Inferring the spins of merging black holes in the presence of data-quality issues

Rhiannon Udall, Sophie Bini, Katerina Chatziioannou, Derek Davis, Sophie Hourihane, Yannick Lecoeuche, Jess McIver, Simona Miller

Published: 2025/10/6

Abstract

Gravitational waves from black hole binary mergers carry information about the component spins, but inference is sensitive to analysis assumptions, which may be broken by terrestrial noise transients known as glitches. Using a variety of simulated glitches and gravitational wave signals, we study the conditions under which glitches can bias spin measurements. We confirm the theoretical expectation that inference and subtraction of glitches invariably leaves behind residual power due to statistical uncertainty, no matter the strength (signal-to-noise ratio; SNR) of the original glitch.
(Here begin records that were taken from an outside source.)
template <typename T, int EPQ>
__global__ __launch_bounds__(GQ_THREADS) void gate_topk_quad_kernel(
    const T *__restrict__ in, int apply_softmax, int Tn, int E, int k, int normalize, int tile,
    T *__restrict__ scores_out, int32_t *__restrict__ idx, T *__restrict__ gates,
    int32_t *__restrict__ ws_hist, float *__restrict__ ws_colsum, int32_t *__restrict__ clear_map,
    int clear_n, const float *__restrict__ part, int nsplit, T *__restrict__ logits_out, uint8_t *__restrict__ idx8, int tie_mode) {
  using CT = typename Elem<T>::ct;
  extern __shared__ __attribute__((aligned(16))) unsigned char smem[];
  const int ES = GQ_LPT * EPQ + 1;
  int32_t *s_hist = reinterpret_cast<int32_t *>(smem);
  float *s_sc = reinterpret_cast<float *>(smem) + (size_t)k * E;
  CT *s_tv = reinterpret_cast<CT *>(smem + ((((size_t)k * E + (size_t)64 * ES) * 4 + 7) & ~(size_t)7));
  uint8_t *s_sel = reinterpret_cast<uint8_t *>(s_tv + (size_t)64 * E) + (size_t)(threadIdx.x >> 6) * 256;
  __shared__ int s_nlist[2];
  __shared__ int s_list[64];

  const int tid = threadIdx.x, q = tid & (GQ_LPT - 1), tl = tid / GQ_LPT;
  const int b = blockIdx.x;
  const int t0 = b * tile, t1 = min(Tn, t0 + tile);

  if (clear_map != nullptr) {
    const int per = (clear_n + (int)gridDim.x - 1) / (int)gridDim.x;
    const int c0 = b * per, c1 = min(clear_n, c0 + per);
    for (int i = c0 + tid; i < c1; i += GQ_THREADS) clear_map[i] = -1;
  }
  for (int i = tid; i < k * E; i += GQ_THREADS) s_hist[i] = 0;
  if (tid < 2) s_nlist[tid] = 0;
  float colsum = 0.f;
  __syncthreads();

  int pass = -1;
  for (int ts = t0; ts < t1; ts += 64) {
    ++pass;
    const int t = ts + tl;
    const bool live = t < t1;
    CT v[EPQ];
    if (part != nullptr) {
      const float *row = part + (size_t)min(t, Tn - 1) * E + q * EPQ;
      const size_t sstride = (size_t)Tn * E;
      const bool exact = E == GQ_LPT * EPQ;
      int ej[EPQ];
#pragma unroll
      for (int j = 0; j < EPQ; ++j) ej[j] = min(q * EPQ + j, E - 1) - q * EPQ;
      float a[EPQ];
#pragma unroll
      for (int j = 0; j < EPQ; ++j) a[j] = 0.f;
#define GQ_PART_SUM(LOAD)                                                                          \
      for (int s0 = 0; s0 < nsplit; s0 += 4) {                                                     \
        float b[4][EPQ];                                                                           \
        _Pragma("unroll") for (int i = 0; i < 4; ++i) {                                            \
          const float *rs = row + (size_t)min(s0 + i, nsplit - 1) * sstride;                       \
          LOAD;                                                                                    \
        }                                                                                          \
        _Pragma("unroll") for (int i = 0; i < 4; ++i)                                              \
          if (s0 + i < nsplit) {                                                                   \
            _Pragma("unroll") for (int j = 0; j < EPQ; ++j) a[j] = (s0 + i == 0) ? b[i][j] : a[j] + b[i][j]; \
          }                                                                                        \
      }
      if (exact) {
        GQ_PART_SUM((gq_load<float, EPQ>(rs, b[i])));
      } else {
        GQ_PART_SUM(_Pragma("unroll") for (int j = 0; j < EPQ; ++j) b[i][j] = rs[ej[j]]);
      }
#undef GQ_PART_SUM
#pragma unroll
      for (int j = 0; j < EPQ; ++j) {
        int e = q * EPQ + j;
        const T r = Elem<T>::from_f32((CT)a[j]);
        if (logits_out && live && e < E) logits_out[(size_t)t * E + e] = r;
        v[j] = (e < E) ? Elem<T>::to_f32(r) : -INFINITY;
      }
    } else {
      const T *row = in + (size_t)min(t, Tn - 1) * E + q * EPQ;
      T raw[EPQ];
      if (E == GQ_LPT * EPQ && (reinterpret_cast<uintptr_t>(in) & 15) == 0) {
        gq_load<T, EPQ>(row, raw);
      } else {
#pragma unroll
        for (int j = 0; j < EPQ; ++j) raw[j] = row[min(q * EPQ + j, E - 1) - q * EPQ];
      }
#pragma unroll
      for (int j = 0; j < EPQ; ++j) {
        int e = q * EPQ + j;
        v[j] = (e < E) ? Elem<T>::to_f32(raw[j]) : -INFINITY;
      }
    }
    if (apply_softmax) {
      CT m = -INFINITY;
#pragma unroll
      for (int j = 0; j < EPQ; ++j) m = ct_max(m, v[j]);
#pragma unroll
      for (int o = 1; o < GQ_LPT; o <<= 1) m = ct_max(m, __shfl_xor(m, o, 64));
      CT s = 0;
#pragma unroll
      for (int j = 0; j < EPQ; ++j) {
        int e = q * EPQ + j;
        v[j] = (e < E) ? ct_exp(v[j] - m) : CT(0);
        s += v[j];
      }
#pragma unroll
      for (int o = 1; o < GQ_LPT; o <<= 1) s += __shfl_xor(s, o, 64);
#pragma unroll
      for (int j = 0; j < EPQ; ++j) {
        int e = q * EPQ + j;
        if (e < E) {
          T r = Elem<T>::from_f32(v[j] / s);
          v[j] = Elem<T>::to_f32(r);
          if (scores_out && live) scores_out[(size_t)t * E + e] = r;
        } else {
          v[j] = -INFINITY;
        }
      }
    }
    uint32_t nanm = 0;
#pragma unroll
    for (int j = 0; j < EPQ; ++j) {
      int e = q * EPQ + j;
      if (e < E) s_sc[tl * ES + e] = live ? (float)v[j] : 0.f;
      if (v[j] != v[j]) { v[j] = -INFINITY; nanm |= 1u << j; }
    }

    uint32_t taken = 0;
    CT myg = 0, prev = 0;
    int myidx = 0;
    bool tied = false;
    const int rounds = tie_mode ? k + 1 : k;
    for (int c = 0; c < rounds; ++c) {
      CT bv = -INFINITY;
      int be = 0x7fffffff;
#pragma unroll
      for (int j = 0; j < EPQ; ++j) {
        int e = q * EPQ + j;
        bool ok = (e < E) && !((taken >> j) & 1u);
        if (ok && (v[j] > bv || (v[j] == bv && e < be))) { bv = v[j]; be = e; }
      }
#pragma unroll
      for (int o = 1; o < GQ_LPT; o <<= 1) {
        CT ov = __shfl_xor(bv, o, 64);
        int oe = __shfl_xor(be, o, 64);
        if (ov > bv || (ov == bv && oe < be)) { bv = ov; be = oe; }
      }
      if (c > 0 && bv == prev && be != 0x7fffffff) tied = true;
      prev = bv;
      if (c < k) {
        if (be / EPQ == q) taken |= 1u << (be - q * EPQ);
        if (c == q) { myg = bv; myidx = be; }
        if (q == 0 && live) {
          idx[(size_t)c * Tn + t] = be;
          if (idx8 != nullptr) idx8[(size_t)c * Tn + t] = (uint8_t)be;
        }
      }
    }
    if (tie_mode) {
      const int rowsh = (int)(threadIdx.x & 48);
      if ((__ballot(nanm != 0) >> rowsh) & 0xffffull) tied = true;
      if (tied && live) {
#pragma unroll
        for (int j = 0; j < EPQ; ++j) {
          int e = q * EPQ + j;
          if (e < E) s_tv[tl * E + e] = ((nanm >> j) & 1u) ? (CT)NAN : v[j];
        }
        if (q == 0) s_list[atomicAdd(&s_nlist[pass & 1], 1)] = tl;
      }
    }
    {
      const int row0 = (int)(threadIdx.x & 48);
      CT denom = __shfl(myg, row0, 64);
      for (int c = 1; c < k; ++c) denom = round_to<T>(denom + __shfl(myg, row0 + c, 64));
      if (q < k && live && !(tie_mode && tied)) {
        CT g = myg;
        if (normalize && k > 1) {
          CT d = ct_max(denom, (CT)Elem<T>::eps());
          if (denom != denom) d = denom;
          g = g / d;
        }
        gates[(size_t)q * Tn + t] = Elem<T>::from_f32(g);
        atomicAdd(&s_hist[q * E + myidx], 1);
      }
    }
    __syncthreads();
    if (tid < E) {
      float s = colsum;
      for (int r = 0; r < 64; ++r) s += s_sc[r * ES + tid];
      colsum = s;
    }
    if (tie_mode) {
      const int wv = (int)(threadIdx.x >> 6), nbusy = (E + 63) >> 6, wl = (int)(threadIdx.x & 63);
      constexpr int SL = (GQ_LPT * EPQ + 63) / 64;
      const int nrep = s_nlist[pass & 1];
      for (int ent = wv - nbusy; ent >= 0 && ent < nrep; ent += GQ_THREADS / 64 - nbusy) {
        const int trow = s_list[ent], tt = ts + trow;
        using Rep = typename TkRepOf<T>::type;
        WaveQueue<SL, Rep> wq;
        wq.sel = s_sel;
        wq.seln = E;
#pragma unroll
        for (int sl = 0; sl < SL; ++sl) {
          const int e = wl + 64 * sl;
          wq.r[sl] = Rep::make(e < E ? s_tv[trow * E + e] : (CT)0, e);
        }
        AtenTopk<WaveQueue<SL, Rep>> tk(wq);
        tk.run(E, k);
        TkElem<CT> res;
        res.id = Rep::id_of(wq.r[0].unpack());
        res.v = s_tv[trow * E + (wl < k ? res.id : 0)];
        CT denom = tk_readlane(res.v, 0);
        for (int c = 1; c < k; ++c) denom = round_to<T>(denom + tk_readlane(res.v, c));
        if (wl < k) {
          CT g = res.v;
          if (normalize && k > 1) {
            CT d = ct_max(denom, (CT)Elem<T>::eps());
            if (denom != denom) d = denom;
            g = g / d;
          }
          gates[(size_t)wl * Tn + tt] = Elem<T>::from_f32(g);
          idx[(size_t)wl * Tn + tt] = res.id;
          if (idx8 != nullptr) idx8[(size_t)wl * Tn + tt] = (uint8_t)res.id;
          atomicAdd(&s_hist[wl * E + res.id], 1);
        }
      }
      if (tid == 0) s_nlist[(pass + 1) & 1] = 0;
    }
    __syncthreads();
  }
  for (int i = tid; i < k * E; i += GQ_THREADS) ws_hist[(size_t)b * k * E + i] = s_hist[i];
  if (tid < E) ws_colsum[(size_t)b * E + tid] = colsum;
}
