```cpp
__device__ __forceinline__ void node_ext(const uint32_t l[8], const uint32_t r[8], uint32_t out[4], const Role& R,
                                         const uint32_t* wk, const uint32_t* flag, uint32_t base) {
    uint32_t x0 = R.iv[0], x1 = R.iv[1], x2 = R.iv[2], x3 = R.iv[3];
#pragma unroll
    for (int i = 0; i < 8; i++) SHAQ_R(l[i] + shaf::KTAB[i]);
#pragma unroll
    for (int i = 0; i < 8; i++) SHAQ_R(r[i] + shaf::KTAB[8 + i]);
#pragma unroll 1
    for (int b = 0; b < 3; b++) {
        while (__hip_atomic_load(flag, __ATOMIC_ACQUIRE, __HIP_MEMORY_SCOPE_WORKGROUP) < base + b + 1) {}
        const uint4* q = reinterpret_cast<const uint4*>(wk + 16 * b);
        const uint4 q0 = q[0], q1 = q[1], q2 = q[2], q3 = q[3];
        SHAQ_R(q0.x); SHAQ_R(q0.y); SHAQ_R(q0.z); SHAQ_R(q0.w);
        SHAQ_R(q1.x); SHAQ_R(q1.y); SHAQ_R(q1.z); SHAQ_R(q1.w);
        SHAQ_R(q2.x); SHAQ_R(q2.y); SHAQ_R(q2.z); SHAQ_R(q2.w);
        SHAQ_R(q3.x); SHAQ_R(q3.y); SHAQ_R(q3.z); SHAQ_R(q3.w);
    }
    out[0] = R.iv[0] + x0; out[1] = R.iv[1] + x1; out[2] = R.iv[2] + x2; out[3] = R.iv[3] + x3;
    compress_kw(out, shaf::PAD_KW_C.kw, R);
}

#undef SHAQ_R
#undef SHAQ_W
#undef bop

__device__ __forceinline__ void node(const uint32_t l[8], const uint32_t r[8], uint32_t out[4], const Role& R) {
    uint32_t w[16];
#pragma unroll
    for (int i = 0; i < 8; i++) { w[i] = l[i]; w[8 + i] = r[i]; }
#pragma unroll
    for (int i = 0; i < 4; i++) out[i] = R.iv[i];
    compress(out, w, R);
    compress_kw(out, shaf::PAD_KW_C.kw, R);
}

}
}
```

Before: 3.649 billion field-elems/s.

## Add register-climb tree kernel collapsing mid Merkle levels into one launch

Adds a k_tree_climb kernel for subtrees of 2^18..2^20 nodes. Each thread hashes N consecutive nodes up in registers, then the block reduces through LDS for nine more levels, so a whole run of levels down to 256 outputs finishes in a single launch. This replaces several k_tree_mid/k_tree_mid8 launches and cuts launch count and intermediate round trips per layer. k_tree_mid drops its narrow quad-scheduled path. The cost is higher register pressure and serial per-thread hashing in the climb phase, which could lower occupancy.

```diff
diff --git a/stark-prover_amd/csrc/fri_layer.hip b/stark-prover_amd/csrc/fri_layer.hip
--- a/stark-prover_amd/csrc/fri_layer.hip
+++ b/stark-prover_amd/csrc/fri_layer.hip
@@ -325,8 +325,6 @@
     if (st && gate >= 0 && !st->active[gate]) return;
     constexpr uint32_t NIN = 1024;
     __shared__ uint4 lds[NIN + NIN / 2];
-    __shared__ SchedLds sl;
-    sched_init(&sl);
     uint4* A = lds;
     uint4* B = lds + NIN;
     const uint32_t t = threadIdx.x;
@@ -342,16 +340,12 @@
         dg_store(tree + 8 * (level_offset(L, l + 1) + (base >> 1) + t), o);
     }
     lds_barrier();
-    const shaq::Role qr = shaq::role_of(t);
     uint32_t cnt = NIN / 2;
 #pragma unroll 1
     for (uint32_t j = 2; j <= 4; j++) {
         cnt >>= 1;
         uint32_t* out = tree + 8 * (level_offset(L, l + j) + (base >> j));
-        const bool narrow = (size_t)cnt * gridDim.x < WIDE_PAIR_MAX;
-        if (narrow) {
-            pair_level_s(A, B, out, t, cnt, qr, &sl, j);
-        } else if (t < cnt) {
+        if (t < cnt) {
             Dg a, b, o;
             dg_lds_load(A + 4 * t, a);
             dg_lds_load(A + 4 * t + 2, b);
@@ -395,6 +389,85 @@
     for (uint32_t j = 2; j <= 8; j++) {
         cnt >>= 1;
         pair_level_s(A, B, tree + 8 * (level_offset(L, l + j) + (base >> j)), t, cnt, qr, &sl, j);
+        lds_barrier();
+        uint4* tmp = A; A = B; B = tmp;
+    }
+}
+
+template <uint32_t M>
+__device__ __forceinline__ void pair_up(Dg (&x)[M], Dg (&y)[M / 2]) {
+#pragma unroll 1
+    for (uint32_t i = 0; i < M / 2; i++) {
+        Dg o;
+        hnode(x[0], x[1], o);
+#pragma unroll
+        for (uint32_t k = 0; k + 2 < M; k++) x[k] = x[k + 2];
+#pragma unroll
+        for (uint32_t k = 0; k + 1 < M / 2; k++) y[k] = y[k + 1];
+        y[M / 2 - 1] = o;
+    }
+}
+template <uint32_t M>
+__device__ __forceinline__ void climb_regs(Dg (&x)[M], uint32_t* tree, uint32_t L, uint32_t lv, size_t g, Dg& root) {
+    Dg y[M / 2] = {};
+    pair_up<M>(x, y);
+    if constexpr (M == 2) {
+        root = y[0];
+    } else {
+        uint32_t* out = tree + 8 * (level_offset(L, lv) + (g >> 1));
+#pragma unroll
+        for (uint32_t i = 0; i < M / 2; i++) dg_store(out + 8 * i, y[i]);
+        climb_regs<M / 2>(y, tree, L, lv + 1, g >> 1, root);
+    }
+}
+
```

Next we show that low-SNR glitches - including those below the threshold for flagging data-quality issues - can still significantly bias spin inference. Such biases occur for a range of glitch morphologies, even in cases where glitches and signals are not precisely aligned in phase. Furthermore, we find that residuals of glitch subtraction can result in biases as well. Our results suggest that joint inference of the glitch and gravitational wave parameters, with appropriate models and priors, is required to address these uncertainties inherent in glitch mitigation via subtraction.